Stored data entries
@@ -2524,7 +2526,7 @@
         const int np = sa + (square ? 0 : sb);
         u64 *ext = ws((size_t)np * E * n);
         { PROF(P_BEHZ_EXT, 0); launch_behz_ext(dlevel(chain_idx), hlevel(chain_idx).L, hlevel(chain_idx).nB, in, L * n, 1, ext, n, np, st_); }
-        d_ntt(ext, (size_t)np * E, map_ext(chain_idx), (int)E, false, false);
+        d_ntt(ext, (size_t)np * E, map_ext(chain_idx), (int)E, false, ext_primes_narrow_);
         u64 *o = ws((size_t)(sa + sb - 1) * L * n);
         d_multiply_sized(ext, sa, square ? ext : ext + (size_t)sa * E * n, sb, o, chain_idx);
         D2H(out, o, (size_t)(sa + sb - 1) * L * n);
@@ -2584,7 +2586,7 @@
         auto extend = [&](int s0, int s1) {
             if (s1 <= s0) return;
             { PROF(P_BEHZ_EXT, 0); launch_behz_ext(dlevel(0), hlevel(0).L, hlevel(0).nB, coef_ptr(s0, 0), S * n, (int)S, ext_ptr(s0, 0), n, (s1 - s0) * nb, st_); }
-            d_ntt(ext_ptr(s0, 0), (size_t)(s1 - s0) * nb * S * E, map_ext(0), (int)E, false, false);
+            d_ntt(ext_ptr(s0, 0), (size_t)(s1 - s0) * nb * S * E, map_ext(0), (int)E, false, ext_primes_narrow_);
         };
         extend(s.levels[0].s0, s.levels[0].s1);
         for (size_t d = 1; d < s.levels.size(); d++) {
@@ -2691,7 +2693,7 @@
                     const int sa = (int)s_in[i], sb = (int)sz(i * h), so = sa + sb - 1;
                     u64 *iext = ws((size_t)sa * E * n), *prod = ws((size_t)so * n);
                     { PROF(P_BEHZ_EXT, 0); launch_behz_ext(dlevel(0), hlevel(0).L, hlevel(0).nB, inner[i], n, 1, iext, n, sa, st_); }
-                    d_ntt(iext, (size_t)sa * E, map_ext(0), (int)E, false, false);
+                    d_ntt(iext, (size_t)sa * E, map_ext(0), (int)E, false, ext_primes_narrow_);
                     d_multiply_sized(iext, sa, hext_ptr(i, bs), sb, prod, 0);
                     { PROF(P_OTHER, 0); launch_add(dlevel(0), result, prod, so, n, 1, st_); }
                     arena_off_ = mark;
diff --git a/apsu_amd/csrc/engine.h b/apsu_amd/csrc/engine.h
--- a/apsu_amd/csrc/engine.h
+++ b/apsu_amd/csrc/engine.h
@@ -215,6 +215,7 @@
     bool pipe_cp_ = true;
     bool force_pipe_ = false;
     bool data_primes_narrow_ = false;
+    bool ext_primes_narrow_ = false;
     size_t ntt_latency_limbs_ = 0;
     bool eval_side_ = true;
     bool async_results_ = false;
diff --git a/apsu_amd/csrc/host_emu.cpp b/apsu_amd/csrc/host_emu.cpp
--- a/apsu_amd/csrc/host_emu.cpp
+++ b/apsu_amd/csrc/host_emu.cpp
@@ -215,6 +215,23 @@
     } catch (const std::exception &e) { g_err = e.what(); return -2; }
 }
 
+int emu_aux_base(const char *json, int narrow, uint64_t *out, int cap)
+{
+    try {
+        PSUParams p = PSUParams::Load(json);
+        HeParams hp = HeParams::FromPSUParams(p, narrow ? AuxBase::Narrow : AuxBase::Seal);
+        std::vector<u64> v;
+        v.push_back(hp.aux_narrow); v.push_back((u64)hp.aux_bits); v.push_back((u64)hp.logn); v.push_back(hp.level.size());
+        for (const LevelConstants &lv : hp.level) {
+            v.push_back(lv.L); v.push_back(lv.nB); v.push_back(lv.m_sk); v.push_back(lv.gamma);
+            for (u64 b : lv.B) v.push_back(b);
+        }
+        g_err = hp.aux_note;
+        for (size_t i = 0; i < v.size() && (int)i < cap; i++) out[i] = v[i];
+        return (int)v.size();
+    } catch (const std::exception &e) { g_err = e.what(); return -1; }
+}
+
 int emu_powers_dag(const uint32_t *sources, int ns, const uint32_t *targets, int nt, uint32_t *nodes)
 {
     PowersDag d;
diff --git a/apsu_amd/csrc/params.cpp b/apsu_amd/csrc/params.cpp
--- a/apsu_amd/csrc/params.cpp
+++ b/apsu_amd/csrc/params.cpp
@@ -1,4 +1,5 @@
 #include "params.h"
+#include "ntt_core.h"
 
 #include <algorithm>
 #include <cctype>
@@ -422,6 +423,60 @@
     }
 };
 
+int seal_nB(int L, int t_bits, int q_bits) { return L + ((32 + t_bits + q_bits >= 61 * L + 61) ? 1 : 0); }
+
+int prod_bits(const std::vector<u64> &a)
+{
+    Big P(1);
+    for (u64 x : a) P.mul(x);
+    return P.bits();
+}
+
+bool narrow_aux_base(HeParams &hp)
+{
+    const size_t n = hp.n;
+    const int maxL = hp.first_chain_idx + 1;
+    const size_t count = (size_t)maxL + 3;
+    auto usable = [&](u64 q) {
+        NttTable tab{};
+        tab.q = q;
+        tab.narrow = ntt_is_narrow(q, hp.logn) ? 1 : 0;
+        ntt_fold_params(q, tab.fold_k, tab.fold_c);
+        return tab.narrow && ntt_lazy_input_ok(tab, hp.logn);
+    };
+    std::vector<u64> primes;
+    int bits = 0;
+    for (int k = 60; k >= 44 && !bits; k--) {
+        primes.clear();
+        const u64 lower = (u64)1 << (k - 1), f = 2 * (u64)n;
+        bool ok = true;
+        for (u64 v = (((u64)1 << k) - 1) / f * f + 1; primes.size() < count && v > lower && ok; v -= f) {
+            if (!is_prime_u64(v) || v == hp.t || std::find(hp.key_q.begin(), hp.key_q.end(), v) != hp.key_q.end()) continue;
+            ok = usable(v);
+            primes.push_back(v);
+        }
+        if (ok && primes.size() == count) bits = k;
+    }
+    if (!bits) { hp.aux_note = "no bit size gives enough narrow primes with lazy tensor input"; return false; }
+    const int t_bits = 64 - __builtin_clzll(hp.t);
+    for (int L = 1; L <= maxL; L++) {
+        const int q_bits = prod_bits(std::vector<u64>(hp.key_q.begin(), hp.key_q.begin() + L));
+        const int nB = seal_nB(L, t_bits, q_bits);
+        std::vector<u64> bsk(primes.begin() + 2, primes.begin() + 2 + nB);
+        bsk.push_back(primes[0]);
+        const int have = prod_bits(bsk), need = 32 + t_bits + q_bits;
+        if (!(need < have)) {
+            hp.aux_note = "level L = " + std::to_string(L) + ": " + std::to_string(nB + 1) + " primes of " + std::to_string(bits) +
+                          " bits give " + std::to_string(have) + " bits, the size bound needs more than " + std::to_string(need);
+            return false;
+        }
+    }
+    hp.aux_primes = primes;
+    hp.aux_bits = bits;
+    hp.aux_narrow = true;
+    return true;
+}
+
 LevelConstants make_level(const HeParams &hp, int L)
 {
     LevelConstants lv;
@@ -441,8 +496,7 @@
     }
     for (int j = 0; j + 1 < L; j++) lv.inv_q_last.push_back(ModulusInfo(lv.q[j]).inv(lv.q[L - 1] % lv.q[j]));
 
-    int t_bits = 64 - __builtin_clzll(t);
-    lv.nB = L + ((32 + t_bits + q_bits >= 61 * L + 61) ? 1 : 0);
+    lv.nB = seal_nB(L, 64 - __builtin_clzll(t), q_bits);
     if ((size_t)lv.nB + 2 > hp.aux_primes.size()) throw std::logic_error("auxiliary prime list too short");
     lv.m_sk = hp.aux_primes[0];
     lv.gamma = hp.aux_primes[1];
@@ -487,7 +541,7 @@
 
 }
 
-HeParams HeParams::Create(size_t n, const std::vector<u64> &coeff_modulus, u64 plain_modulus)
+HeParams HeParams::Create(size_t n, const std::vector<u64> &coeff_modulus, u64 plain_modulus, AuxBase aux)
 {
     HeParams hp;
     if (n < 2 || (n & (n - 1))) throw std::invalid_argument("poly_modulus_degree must be a power of two");
@@ -503,6 +557,7 @@
         if (q >> 61 || (q - 1) % (2 * n) || !is_prime_u64(q)) throw std::invalid_argument("coeff_modulus prime is not NTT-friendly");
     int maxL = hp.first_chain_idx + 1;
     hp.aux_primes = get_primes(2 * (u64)n, 61, (size_t)maxL + 3);
+    if (aux == AuxBase::Narrow) narrow_aux_base(hp);
     for (u64 q : hp.key_q) hp.ntt.push_back(make_ntt_tables(q, n, hp.logn));
     for (u64 q : hp.aux_primes) hp.ntt.push_back(make_ntt_tables(q, n, hp.logn));
     if (plain_modulus > 1 && (plain_modulus - 1) % (2 * (u64)n) == 0 && is_prime_u64(plain_modulus)) {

▸ **What the task asks**
The expected answer is every line above in which the word "square" appears.

▸ **Task output**
         const int np = sa + (square ? 0 : sb);
         d_multiply_sized(ext, sa, square ? ext : ext + (size_t)sa * E * n, sb, o, chain_idx);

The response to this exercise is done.